Solution of a linear equation group:
With the introduction of the general solution of the three equations of matrix equation, linear equation group and vector equation, we can express a linear equations in a relatively simple way. The following form is available:
Ax = b. Where A is a matrix of M x n, corresponding to the coefficient matrix of a linear equation group, and X is a vector of r^n, the n unknown amount is recorded, and B is the attempt to the right of the equations of linear equation, which is essentially a vector of r^n, then based on this expression, we begin to discuss the structure of the solution of the linear equations ( Similar to the differential equation we discuss its general solution, the special solution of a process).

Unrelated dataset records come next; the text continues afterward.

@@ -380,9 +426,9 @@
             const XWin fq = reduce_cols(rv);
             if (dead) break;
             q = (int)fq.i; rq = fq.p0; ent = (int)fq.p1;
-            if (fq.i >= (unsigned int)a.nn) { q = 0; rq = __builtin_nan(""); }
-            if (a.guard == inf && !(k == 0 && blk == 0 && a.exact_once)) { status = ST_NEED_EXACT; break; }
-            if (rq >= -a.tol) { status = ST_OPTIMAL; break; }
+            if (fq.i >= (unsigned int)a_nn) { q = 0; rq = __builtin_nan(""); }
+            if (a_guard == inf && !(k == 0 && blk == 0 && a.exact_once)) { status = ST_NEED_EXACT; break; }
+            if (rq >= -a_tol) { status = ST_OPTIMAL; break; }
             column(q, k, dcol, fq.p3);
             XWin w;
             {
@@ -393,9 +439,9 @@
             if (dead) break;
             p = (int)w.i; dpv = w.p0; xbp = w.p1; lea = (int)w.p2; unew = w.p3;
             const double mv = w.m;
-            if (mv == inf || w.i >= (unsigned int)a.m) { status = ST_UNBOUNDED; break; }
-            if (a.guard > 0 && (mv <= a.guard || fabs(dpv) <= a.guard) && !(k == 0 && blk == 0 && a.exact_once)) { status = ST_NEED_EXACT; break; }
-            if (a.cguard > 0 && fabs(dpv) <= a.cguard && !(k == 0 && blk == 0 && a.exact_once)) { status = ST_NEED_EXACT; break; }
+            if (mv == inf || w.i >= (unsigned int)a_m) { status = ST_UNBOUNDED; break; }
+            if (a_guard > 0 && (mv <= a_guard || fabs(dpv) <= a_guard) && !(k == 0 && blk == 0 && a.exact_once)) { status = ST_NEED_EXACT; break; }
+            if (a_cguard > 0 && fabs(dpv) <= a_cguard && !(k == 0 && blk == 0 && a.exact_once)) { status = ST_NEED_EXACT; break; }
             if (mv <= 0) {
                 bland = true;
                 blands++;
@@ -408,7 +454,7 @@
                         const int j = gidx(s);
                         double rr = rv[s];
                         if (fabs(rr) < 1e-13) rr = 0;
-                        fl[s] = (j < a.nn && j > cand && !(rr > -1e-14)) ? 0.0 : inf;
+                        fl[s] = (j < a_nn && j > cand && !(rr > -1e-14)) ? 0.0 : inf;
                     }
                     const XWin fc = reduce_cols(fl);
                     if (dead) break;
@@ -424,7 +470,7 @@
                         w2 = reduce_rows(mvv, dcol);
                     }
                     if (dead) break;
-                    if (w2.m == inf || w2.i >= (unsigned int)a.m) { status = ST_UNBOUNDED; break; }
+                    if (w2.m == inf || w2.i >= (unsigned int)a_m) { status = ST_UNBOUNDED; break; }
                     if (fabs(w2.m) > 1e-12) {
                         q = cand; p = (int)w2.i; rq = rqc; ent = entc; dpv = w2.p0; xbp = w2.p1; lea = (int)w2.p2; unew = w2.p3;
                         found = true;
@@ -433,7 +479,7 @@
                     double gl2[RI];
                     ratios(dcol, gl2);
 #pragma unroll
-                    for (int s = 0; s < RI; s++) gl2[s] = (gidx(s) < a.m && !(gl2[s] > 1e-12)) ? 0.0 : inf;
+                    for (int s = 0; s < RI; s++) gl2[s] = (gidx(s) < a_m && !(gl2[s] > 1e-12)) ? 0.0 : inf;
                     const XWin gw = reduce_rows(gl2, dcol);
                     if (dead) break;
                     if (gw.m == 0.0) {
@@ -465,72 +511,107 @@
         const double rinv = 1.0 / dpv, nrinv = -rinv;
         const double mult = rq * rinv;
         const double theta = xbp * rinv;
-        double *Vk = a.V + (size_t)(cur0 + k) * a.ldt;
-        double *Uk = a.U + (size_t)(cur0 + k) * a.ldu;
+        double *Vk = a_V + (LOOP ? (size_t)((unsigned int)(cur0 + k) * (unsigned int)a_ldt) : (size_t)(cur0 + k) * a_ldt);
+        double *Uk = a_U + (LOOP ? (size_t)((unsigned int)(cur0 + k) * (unsigned int)a_ldu) : (size_t)(cur0 + k) * a_ldu);
         const bool commit_lists = !(forced && a.forced_nocommit) || (forced && a.forced_nocommit >= 2);
         double vrow[RI];
 #pragma unroll
         for (int s = 0; s < RI; s++) {
             const int j = gidx(s);
-            vrow[s] = j < a.ldt ? ldT(tile_off_g((unsigned int)p, (unsigned int)j, ldt)) : 0.0;
+            vrow[s] = j < a_ldt ? ldT(tile_off_g((unsigned int)p, (unsigned int)j, ldt)) : 0.0;
         }
         double up[KR];
         if constexpr (LOOP) {
-            const int l = lane & 31;
-            const int trow = l < k ? cur0 + k - 1 - l : lag0 + nl - 1 - (l - k);
-            double tv = l < k + nl ? ld_term(a.U + (size_t)trow * a.ldu + p) : 0.0;
-            if (l == 0 && k + nl > 0) tv = unew;
-            if constexpr (STAMP) { asm volatile("s_waitcnt vmcnt(0)" ::: "memory"); stamp(12); }
-#pragma unroll
-            for (int jj = 0; jj < KR; jj++) up[jj] = readlane_f64(tv, jj);
+            if constexpr (ROWB) {
+                double tv[2] = {0.0, 0.0};
+#pragma unroll
+                for (int h = 0; h < (KR > 16 ? 2 : 1); h++) {
+                    const int l = (lane & 15) + 16 * h;
+                    const int trow = l < k ? cur0 + k - 1 - l : lag0 + nl - 1 - (l - k);
+                    tv[h] = l < k + nl ? ld_term(a_U + (size_t)trow * a_ldu + p) : 0.0;
+                }
+                if ((lane & 15) == 0 && k + nl > 0) tv[0] = unew;
+                if constexpr (STAMP) { asm volatile("s_waitcnt vmcnt(0)" ::: "memory"); stamp(12); }
+                row_bcast_terms<KR>(up, tv[0], tv[1]);
+            } else {
+                const int l = lane & 31;
+                const int trow = l < k ? cur0 + k - 1 - l : lag0 + nl - 1 - (l - k);
+                double tv = l < k + nl ? ld_term(a_U + (size_t)trow * a_ldu + p) : 0.0;
+                if (l == 0 && k + nl > 0) tv = unew;
+#pragma unroll
+                for (int jj = 0; jj < KR; jj++) up[jj] = readlane_f64(tv, jj);
+            }
         } else {
 #pragma unroll
-            for (int jj = 0; jj < KR; jj++) up[jj] = jj < k ? ld_term(a.U + (size_t)(k - 1 - jj) * a.ldu + p) : 0.0;
+            for (int jj = 0; jj < KR; jj++) up[jj] = jj < k ? ld_term(a_U + (size_t)(k - 1 - jj) * a_ldu + p) : 0.0;
         }
         if constexpr (LOOP) asm volatile("s_waitcnt vmcnt(0)" ::: "memory");
-#pragma unroll
-        for (int s = 0; s < RI; s++) {
-            const int i = gidx(s);
-            if (i < a.ldu) {
+        if constexpr (LOOP) {
+#pragma unroll
+            for (int s = 0; s < RI; s++) {
+                int j = gidx(s);
+                asm volatile("" : "+v"(j));
+                double acc[4] = {0, 0, 0, 0};
+#pragma unroll
+                for (int jj = 0; jj < KR; jj++) acc[jj & 3] = __builtin_fma(up[jj], vreg[s][jj], acc[jj & 3]);
+                const double v = vrow[s] + ((acc[0] + acc[1]) + (acc[2] + acc[3]));
+                rv[s] = (j == q) ? -mult : __builtin_fma(-mult, v, rv[s]);
+                const double vprime = (j == q) ? dpv + 1.0 : v;
+                if (j < a_ldt) st_term(Vk + j, vprime);
+#pragma unroll
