static WlsPlan plan_wls(const adf_wls* h, const Geom& g, int n_pairs, const int16_t* dispL, ptrdiff_t sL, ptrdiff_t psL,
                        ptrdiff_t sG, int gch, const ScaledStage* scaled)
{
    WlsPlan p{};
    const bool conf = h->use_confidence;
    p.wave = h->solver == ADF_SOLVER_WAVE && wave_fits(g);
    ConfStage stage = !conf ? CONF_NONE
                    : scaled ? (scaled->fuse_lo ? CONF_SCALED_LO : CONF_SCALED)
                    : (p.wave && h->disc_radius <= conf_left_max_radius()) ? CONF_LEFT : CONF_TWO_KERNEL;
    const float* planes = h->conf.p ? (const float*)h->conf.p : UNALLOCATED;
    p.fused_first = stage == CONF_SCALED_LO ||
                    ((stage == CONF_SCALED || stage == CONF_LEFT) && p.wave &&
                     wave_hpass_can_fuse(first_pass_probe(view_fuse(planes, dispL, sL, psL, g), g.rw)));
    p.band = stage == CONF_LEFT && p.fused_first && h->conf_band && conf_band_fits(g, h->disc_radius);
    if (p.band) stage = CONF_BAND;
    p.per_pair = wls_pair_ws_bytes(g, conf, p.wave, !p.band);
    p.chunk = (int)(h->ws_limit / p.per_pair);
    if (p.chunk < 1) p.chunk = 1;
    if (p.chunk > n_pairs) p.chunk = n_pairs;
    auto chunk_of = [&](int n) {
        const bool merged = p.band && h->merge_small && prep_small_fits(g, h->disc_radius, gch, n) && prep_small_guide_fits(g, sG, gch);
        return plan_chunk(h, merged ? CONF_MERGED : stage, p.wave);
    };
    p.full = chunk_of(p.chunk);
    p.tail = chunk_of(n_pairs % p.chunk ? n_pairs % p.chunk : p.chunk);
    p.path = ((p.band || (scaled && scaled->lo.band_map)) ? ADF_PATH_CONF_BAND : 0) |
             (p.fused_first ? ADF_PATH_FUSED_FIRST_PASS : 0) |
             ((p.full.stage == CONF_MERGED || p.tail.stage == CONF_MERGED) ? ADF_PATH_MERGED_PREP : 0);
    if (stage == CONF_SCALED_LO)
        p.path |= ADF_PATH_SCALED_FUSED |
                  (wave_hpass_lo_half(first_pass_probe(lo_fuse(h, *scaled, 0, g), g.rw)) ? ADF_PATH_SCALED_HALF : 0);
    return p;
}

We are starting from B, we are faced with the following two situations.
Homogeneous equation:
b = 0 (note that the 0 here represents the vector). We call such a linear equation group as the homogeneous equations.
This is where a linear equation group can be written in ax = 0 form. It is easy to see that this equation must have a solution x0, each of its components are 0, corresponding to the linear equation group, namely x1=0,x2=0,x3=0,... xn=0, where we call this solution x0 for the ordinary solution.
But this does not affect the solution set of the homogeneous equation, and an example is given to discuss the solution set of the homogeneous linear equations. (here involves a vector of the parameter expression form, very simple needless to say)
Non-homogeneous equation:
B≠0, we solve the value of b non-zero vector again based on the example given.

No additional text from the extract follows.